Cellulase enzymes and glycoside hydrolase (GHs) correlation analysis
The results, annotated using the CAZys database, indicate that enzymes involved in carbohydrate degradation metabolism are categorized into five major classes: Glycoside Hydrolases (GHs), GlycosylTransferases (GTs), Carbohydrate Esterases (CEs), Polysaccharide Lyases (PLs), and Auxiliary Activities (AAs), with an additional category for Carbohydrate-Binding Modules (CBMs). The classification results are summarized in Supplementary Fig. 2A. The GHs family, with the highest gene count, includes GH2, GH3, GH5, and GH30, which show varying relative abundances at different time points (Supplementary Fig. 2B).
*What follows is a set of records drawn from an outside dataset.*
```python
def conv2d(x, weight, bias=None, stride=1, padding=0):
    stride, padding = _pair(stride), _pair(padding)
    y_shape = conv_output_shape(x.shape, weight.shape, stride, padding)
    desc = _conv_desc(x.shape, weight.shape, stride, padding, y_shape)
    data = _empty(y_shape, x.data)
    _call('srgan_conv2d_fwd', desc, _ptr(x), _ptr(weight), _ptr(bias), data.data_ptr(), FORCE_KERNEL, _stream())
    x_shape, w_shape = x.shape, weight.shape

    def backward(g, needs):
        gx = conv2d_backward_data(g, weight, x_shape, stride, padding) if needs[0] else None
        gw = gb = None
        if needs[1] and accumulates_into(weight):
            _call('srgan_conv2d_bwd_weight', _conv_desc(x_shape, w_shape, stride, padding, g.shape), _ptr(x), _ptr(g),
                  weight.grad_buffer.data_ptr(), 1, FORCE_KERNEL, _stream())
        elif needs[1]:
            gw = conv2d_backward_weight(x, g, w_shape, stride, padding)
        if needs[2] and accumulates_into(bias):
            _bias_gradient_into(bias.grad_buffer, g)
        elif needs[2]:
            gb = chan_reduce(g)
        return gx, gw, gb
    return _out(data, (x, weight, bias), backward, 'conv2d')


def _bias_gradient_into(buffer, g):
    n, c, hw = _dims_nchw(g.shape)
    _call('srgan_chan_reduce', _ptr(g), None, None, None, buffer.data_ptr(), n, c, hw, 1, _stream())


def conv2d_backward_data(gy, weight, x_shape, stride, padding, bias=None):
    x_shape = tuple(x_shape)
    desc = _conv_desc(x_shape, weight.shape, stride, padding, gy.shape)
    data = _empty(x_shape, gy.data)
    _call('srgan_conv2d_bwd_data', desc, _ptr(gy), _ptr(weight), _ptr(bias), data.data_ptr(), 0, FORCE_KERNEL, _stream())
    w_shape = weight.shape

    def backward(g, needs):
        ggy = conv2d(g, weight, None, stride, padding) if needs[0] else None
        gw = gb = None
        if needs[1] and accumulates_into(weight):
            _call('srgan_conv2d_bwd_weight', _conv_desc(g.shape, w_shape, stride, padding, gy.shape), _ptr(g), _ptr(gy),
                  weight.grad_buffer.data_ptr(), 1, FORCE_KERNEL, _stream())
        elif needs[1]:
            gw = conv2d_backward_weight(g, gy, w_shape, stride, padding)
        if needs[2] and accumulates_into(bias):
            _bias_gradient_into(bias.grad_buffer, g)
        elif needs[2]:
            gb = chan_reduce(g)
        return ggy, gw, gb
    return _out(data, (gy, weight, bias), backward, 'conv2d_backward_data')


def conv2d_backward_weight(x, gy, w_shape, stride, padding):
    w_shape = tuple(w_shape)
    desc = _conv_desc(x.shape, w_shape, stride, padding, gy.shape)
    data = _empty(w_shape, x.data)
    _call('srgan_conv2d_bwd_weight', desc, _ptr(x), _ptr(gy), data.data_ptr(), 0, FORCE_KERNEL, _stream())
    x_shape = x.shape

# ... 294 lines not shown
```

Baseline: 87.68 images/s.

## Fuse the three discriminator map-head forward chains into one grouped HIP kernel

Adds a fused kernel that computes, in a single launch for all three map heads, the leaky ReLU of the transposed-conv output, the three stride-2 2x2 convolutions with leaky ReLU, and the large linear conv as per-block partial sums, followed by a small finish kernel. Each thread walks an 8x8 pixel patch and keeps intermediates in registers and shared memory. The aim is to remove many small eager launches and intermediate round trips through memory. The backward tape is rebuilt from the stored activations. The conv node for the leaky ReLU after a conv is built with the activated data instead of the pre-activation, which relies on the leaky mask sign being the same either way. The path adds register pressure and a serial reduction over blocks.

```diff
diff --git a/include/srgan_hip.h b/include/srgan_hip.h
--- a/include/srgan_hip.h
+++ b/include/srgan_hip.h
@@ -122,6 +122,9 @@
 
 int srgan_chan_reduce(const float* a, const float* b, const float* mean, const float* scale, float* out, int32_t N,
                       int32_t C, int64_t HW, int accumulate, void* stream);
+int64_t srgan_map_head_fwd_workspace(int32_t heads, int32_t B, int32_t S);
+int srgan_map_head_fwd(int32_t heads, const void* const* tensors, float* partial, int32_t B, int32_t S, float slope,
+                       void* stream);
 int srgan_row_max(const float* x, float* out, int32_t B, int32_t F, void* stream);
 int srgan_nearest_bin_onehot(const float* y, const float* bins, float* onehot, int32_t B, int32_t K, void* stream);
 
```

Notably, GH9, GH10, and GH51 are associated with endo-β-1,4-glucanase activity, displaying distinct abundance patterns over time (Supplementary Fig. 2B). The GTs family, the second most numerous, includes GT2, which shows significant changes in abundance from 4 to 72 hours (P < 0.05) (Supplementary Fig. 2C). In the CEs family, CE1 and CE10 dominate, involved in xylan and polysaccharide degradation, with their abundance varying significantly over time (P < 0.05) (Supplementary Fig. 2D). The PLs family includes significant families like PL1, PL4, PL10, and PL11 (P < 0.05) (Supplementary Fig. 2E). The AAs family, particularly AA6, shows higher relative abundance across different roughage samples (Supplementary Fig. 2F). The CBMs family components play significant roles in the degradation of various carbohydrates, with specific CBMs like CBM13, CBM22, and CBM62 involved in bacterial connection and xylan binding (Supplementary Fig. 2G).
Furthermore, we analyzed the detailed correlation between four types of cellulase enzymes and their associated glycoside hydrolase (GH) families across different roughage samples and time points, as shown in Fig. 5. In the RS group, the Cx enzyme showed a highly significant positive correlation with GH 144 (P < 0.01) and a significant positive correlation with GH 2 (P < 0.05). The C1 enzyme was significantly positively correlated with GH 3 (P < 0.05). The BG enzyme exhibited significant positive correlations with GH 30, GH 116, and GH 44 (P < 0.05) in BSS group. The C1 enzyme was significantly positively correlated with GH 1 and GH 39 (P < 0.05). The Cx enzyme showed a highly significant negative correlation with GH 98 and GH 2 (P < 0.01) and a significant negative correlation with GH 51 (P < 0.05). The NEX enzyme was significantly negatively correlated with GH 98 (P < 0.05). Only the NEX enzyme in the ALF group had a significant positive correlation with GH 9 and GH 74 (P < 0.05).